Answer
True
Work Step by Step
The equation $x^{2}+4x=0$ is actually $x^{2}+4x+0=0$ as its constant is zero. Since $x^{2}+4x+0=0$ is in the standard form of the quadratic equation $ax^{2}+bx+c=0$, it can be solved by the quadratic formula.
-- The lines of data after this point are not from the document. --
@@ -1176,9 +1176,16 @@
     if (chunks > maxchunks) chunks = maxchunks;
     if (chunks < 1) chunks = 1;
     dim3 grid(B * chunks, slices);
+    if (!z3out) {
+        DISPATCH_T(dtype,
+            hipLaunchKernelGGL((se_pool_kernel<bf16_t, 8>), grid, dim3(256), 0, s, z3, C, rows_per_sample, chunks, pooled, (bf16_t*)nullptr),
+            hipLaunchKernelGGL((se_pool_kernel<float, 8>), grid, dim3(256), 0, s, z3, C, rows_per_sample, chunks, pooled, (float*)nullptr));
+        DWN_CHECK_LAUNCH();
+        return 0;
+    }
     DISPATCH_T(dtype,
-        hipLaunchKernelGGL((se_pool_kernel<bf16_t>), grid, dim3(256), 0, s, z3, C, rows_per_sample, chunks, pooled, (bf16_t*)z3out),
-        hipLaunchKernelGGL((se_pool_kernel<float>), grid, dim3(256), 0, s, z3, C, rows_per_sample, chunks, pooled, (float*)z3out));
+        hipLaunchKernelGGL((se_pool_kernel<bf16_t, 4>), grid, dim3(256), 0, s, z3, C, rows_per_sample, chunks, pooled, (bf16_t*)z3out),
+        hipLaunchKernelGGL((se_pool_kernel<float, 4>), grid, dim3(256), 0, s, z3, C, rows_per_sample, chunks, pooled, (float*)z3out));
     DWN_CHECK_LAUNCH();
     return 0;
 }
diff --git a/sensorium_amd/csrc/dwn_gemm_kd.hip b/sensorium_amd/csrc/dwn_gemm_kd.hip
--- a/sensorium_amd/csrc/dwn_gemm_kd.hip
+++ b/sensorium_amd/csrc/dwn_gemm_kd.hip
@@ -25,6 +25,7 @@
     int M, N, K;
     const float* bias;
     const float* gate; int gate_ld, rows_per_sample;
+    const float* bn_s; const float* bn_t; int act;
     double* stats; int stat_nchan;
     int ntm, ntn;
 };
@@ -35,7 +36,7 @@
     asm volatile("" ::: "memory");
 }
 
-template <int BN, int RT, bool GATE, bool CAT>
+template <int BN, int RT, int PRO, bool CAT>
 __global__ __launch_bounds__(256, BN * RT >= 512 ? 2 : KD_MINW128) void gemm_kd_kernel(const KdArgs g) {
     constexpr int BM = 64 * RT;
     constexpr int NJ = BN / 16;
@@ -108,9 +109,15 @@
     for (int u = 0; u < 4; ++u) load_a(u, ar[u]);
     load_b(0, bs[0]);
     load_b(1, bs[1]);
-    if constexpr (GATE) {
+    if constexpr (PRO != 0) {
         const float* grow = g.gate + (i64)(m0 / g.rows_per_sample) * g.gate_ld;
-        for (int k = tid * 4; k < g.K; k += 1024) *reinterpret_cast<float4*>(sgate + k) = *reinterpret_cast<const float4*>(grow + k);
+        for (int k = tid * 4; k < g.K; k += 1024) {
+            *reinterpret_cast<float4*>(sgate + k) = *reinterpret_cast<const float4*>(grow + k);
+            if constexpr (PRO == 2) {
+                *reinterpret_cast<float4*>(sgate + g.K + k) = *reinterpret_cast<const float4*>(g.bn_s + k);
+                *reinterpret_cast<float4*>(sgate + 2 * g.K + k) = *reinterpret_cast<const float4*>(g.bn_t + k);
+            }
+        }
     }
     store_b(0, bs[0]);
     load_b(2, bs[0]);
@@ -131,7 +138,7 @@
             uint4 af[RT];
 #pragma unroll
             for (int i = 0; i < RT; ++i) af[i] = ar[u][i];
-            if constexpr (GATE) {
+            if constexpr (PRO == 1) {
                 const float4 g0 = *reinterpret_cast<const float4*>(sgate + (ks << 5) + 8 * lg);
                 const float4 g1 = *reinterpret_cast<const float4*>(sgate + (ks << 5) + 8 * lg + 4);
                 const float gv[8] = {g0.x, g0.y, g0.z, g0.w, g1.x, g1.y, g1.z, g1.w};
@@ -142,6 +149,31 @@
 #pragma unroll
                     for (int e = 0; e < 8; ++e) v[e] *= gv[e];
                     af[i] = pack16<bf16_t>(v);
+                }
+            }
+            if constexpr (PRO == 2) {
+                const float* const cg = sgate + (ks << 5) + 8 * lg;
+#pragma unroll
+                for (int h = 0; h < 2; ++h) {
+                    const float4 g4 = *reinterpret_cast<const float4*>(cg + 4 * h);
+                    const float4 s4 = *reinterpret_cast<const float4*>(cg + g.K + 4 * h);
+                    const float4 t4 = *reinterpret_cast<const float4*>(cg + 2 * g.K + 4 * h);
+#pragma unroll
+                    for (int i = 0; i < RT; ++i) {
+                        const uint32_t w0 = h ? af[i].z : af[i].x, w1 = h ? af[i].w : af[i].y;
+                        float v[4] = {__uint_as_float(w0 << 16), __uint_as_float(w0 & 0xffff0000u),
+                                      __uint_as_float(w1 << 16), __uint_as_float(w1 & 0xffff0000u)};
+                        v[0] = fmaf(v[0], s4.x, t4.x); v[1] = fmaf(v[1], s4.y, t4.y);
+                        v[2] = fmaf(v[2], s4.z, t4.z); v[3] = fmaf(v[3], s4.w, t4.w);
+                        if (g.act) silu_n<4>(v);
+                        if (g.act == 2) {
+                            const uint32_t z0 = pk_bf16(v[0], v[1]), z1 = pk_bf16(v[2], v[3]);
+                            v[0] = __uint_as_float(z0 << 16); v[1] = __uint_as_float(z0 & 0xffff0000u);
+                            v[2] = __uint_as_float(z1 << 16); v[3] = __uint_as_float(z1 & 0xffff0000u);
+                        }
+                        const uint32_t o0 = pk_bf16(v[0] * g4.x, v[1] * g4.y), o1 = pk_bf16(v[2] * g4.z, v[3] * g4.w);
+                        if (h) { af[i].z = o0; af[i].w = o1; } else { af[i].x = o0; af[i].y = o1; }
+                    }
                 }
             }
             const unsigned char* const st = fb + (u & 1) * STG;
@@ -227,14 +259,16 @@
 static bool kd_args_ok(const GemmNN& g, int dtype) {
     if (dtype != DWN_BF16 || g.groups != 1 || g.b_sample_stride || g.M < 1) return false;
     if (g.epi == EPI_STORE) {
-        if (g.a_kind != LD_PLAIN && g.a_kind != LD_GATE) return false;
+        if (g.a_kind != LD_PLAIN && g.a_kind != LD_GATE && g.a_kind != LD_BNACT) return false;
         if (g.a2) return false;
     } else if (g.epi == EPI_STORE_CAT) {
         if (g.a_kind != LD_PLAIN || !g.a2 || !g.bias || g.K1 <= 0 || g.K1 % 32 || g.a2_ld % 8 || ((size_t)g.a2 & 15) || ((size_t)g.bias & 15)) return false;
     } else {
         return false;
     }
-    if (g.a_kind == LD_GATE && (!g.a.gate || g.a.rows_per_sample <= 0 || g.a.rows_per_sample % 128 || g.a.gate_ld % 4 || ((size_t)g.a.gate & 15) || g.K > 4096))
+    if (g.a_kind == LD_BNACT && (!g.a.gate || !g.a.v1 || !g.a.v2 || (((size_t)g.a.v1 | (size_t)g.a.v2) & 15) || g.a.act < 0 || g.a.act > 2))
+        return false;
+    if ((g.a_kind == LD_GATE || g.a_kind == LD_BNACT) && (!g.a.gate || g.a.rows_per_sample <= 0 || g.a.rows_per_sample % 128 || g.a.gate_ld % 4 || ((size_t)g.a.gate & 15) || g.K > 4096))
         return false;
     if (g.K % 128 || g.N % 128 || g.a.ld % 8 || g.ldb % 8 || g.ldc % 8) return false;
     if (((size_t)g.a.p | (size_t)g.b | (size_t)g.c) & 15) return false;
@@ -245,19 +279,19 @@
     if (g.variant == DWN_NN_TILE128 || g.variant == DWN_NN_XL128 || g.variant == DWN_NN_XL256) return false;
     if (!kd_args_ok(g, dtype)) return false;
     if (g.variant == DWN_NN_KD) return true;
-    return g.K >= 512 && g.M >= 8192 && (g.N == 256 || (g.N == 128 && g.a_kind == LD_GATE));
-}
-
-template <int BN, int RT, bool GATE, bool CAT>
+    return g.K >= 512 && g.M >= 8192 && (g.N == 256 || (g.N == 128 && (g.a_kind == LD_GATE || g.a_kind == LD_BNACT)));
+}
+
+template <int BN, int RT, int PRO, bool CAT>
 static int launch_kd_t(const KdArgs& a, hipStream_t s) {
-    const size_t smem = 2 * (size_t)BN * 64 + 64 * ((size_t)BN * 2 + 16) + 2 * (size_t)BN * 4 + (GATE ? (size_t)a.K * 4 : 0);
+    const size_t smem = 2 * (size_t)BN * 64 + 64 * ((size_t)BN * 2 + 16) + 2 * (size_t)BN * 4 + (PRO == 2 ? 3 : PRO) * (size_t)a.K * 4;
     {
-        hipError_t e = lds_opt_in(gemm_kd_kernel<BN, RT, GATE, CAT>, smem);
+        hipError_t e = lds_opt_in(gemm_kd_kernel<BN, RT, PRO, CAT>, smem);
         if (e != hipSuccess) return dwn_set_error((int)e, hipGetErrorString(e));
     }
     const unsigned tiles = (unsigned)a.ntm * (unsigned)a.ntn;
     const unsigned grid = (tiles + 7u) & ~7u;
-    hipLaunchKernelGGL((gemm_kd_kernel<BN, RT, GATE, CAT>), dim3(grid), dim3(256), smem, s, a);
+    hipLaunchKernelGGL((gemm_kd_kernel<BN, RT, PRO, CAT>), dim3(grid), dim3(256), smem, s, a);
     DWN_CHECK_LAUNCH();
     return 0;
 }
@@ -271,17 +305,20 @@
     a.C = reinterpret_cast<bf16_t*>(g.c); a.ldc = g.ldc;
     a.M = g.M; a.N = g.N; a.K = g.K;
     a.bias = cat ? g.bias : nullptr;
-    const bool gate = g.a_kind == LD_GATE;
+    const bool bnact = g.a_kind == LD_BNACT;
+    const bool gate = g.a_kind == LD_GATE || bnact;
+    a.bn_s = bnact ? g.a.v1 : nullptr; a.bn_t = bnact ? g.a.v2 : nullptr; a.act = bnact ? g.a.act : 0;
     a.gate = gate ? g.a.gate : nullptr; a.gate_ld = gate ? g.a.gate_ld : 0; a.rows_per_sample = gate ? g.a.rows_per_sample : 1;
     a.stats = g.stats; a.stat_nchan = g.stat_nchan;
     const int ntm128 = (g.M + 127) / 128;
-    const bool wide = KD_WIDE && g.N % 256 == 0 && (i64)ntm128 * (g.N / 256) >= 512;
+    const bool wide = KD_WIDE && !bnact && g.N % 256 == 0 && (i64)ntm128 * (g.N / 256) >= 512;
     a.ntm = ntm128;
     a.ntn = wide ? g.N / 256 : g.N / 128;
     if (wide) {
-        if (gate) return launch_kd_t<256, 2, true, false>(a, s);
-        return cat ? launch_kd_t<256, 2, false, true>(a, s) : launch_kd_t<256, 2, false, false>(a, s);
-    }
-    if (gate) return launch_kd_t<128, 2, true, false>(a, s);
-    return cat ? launch_kd_t<128, 2, false, true>(a, s) : launch_kd_t<128, 2, false, false>(a, s);
-}
+        if (gate) return launch_kd_t<256, 2, 1, false>(a, s);
+        return cat ? launch_kd_t<256, 2, 0, true>(a, s) : launch_kd_t<256, 2, 0, false>(a, s);
+    }
+    if (bnact) return launch_kd_t<128, 2, 2, false>(a, s);
+    if (gate) return launch_kd_t<128, 2, 1, false>(a, s);
+    return cat ? launch_kd_t<128, 2, 0, true>(a, s) : launch_kd_t<128, 2, 0, false>(a, s);
+}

We now solve this equation through the quadratic formula to illustrate our conclusion:
Step 1: Comparing $x^{2}+4x+0=0$ to the standard form of a quadratic equation $ax^{2}+bx+c=0$:
$a=1$, $b=4$, and $c=0$
Step 2: The quadratic formula is:
$x=\frac{-b \pm \sqrt {b^{2}-4ac}}{2a}$
Step 3: Substituting the values of a, b and c in the formula:
$x=\frac{-(4) \pm \sqrt {(4)^{2}-4(1)(0)}}{2(1)}$
Step 4: $x=\frac{-4 \pm \sqrt {16+0}}{2}$
Step 5: $x=\frac{-4 \pm \sqrt {16}}{2}$
Step 6: $x=\frac{-4 \pm 4}{2}$
Step 7: $x=\frac{-4+4}{2}$ or $x=\frac{-4-4}{2}$
Step 8: $x=\frac{0}{2}$ or $x=\frac{-8}{2}$
Step 9: $x=0$ or $x=-4$
Step 10: Therefore, the solution set is {$-4,0$}.
Therefore, the question statement is true.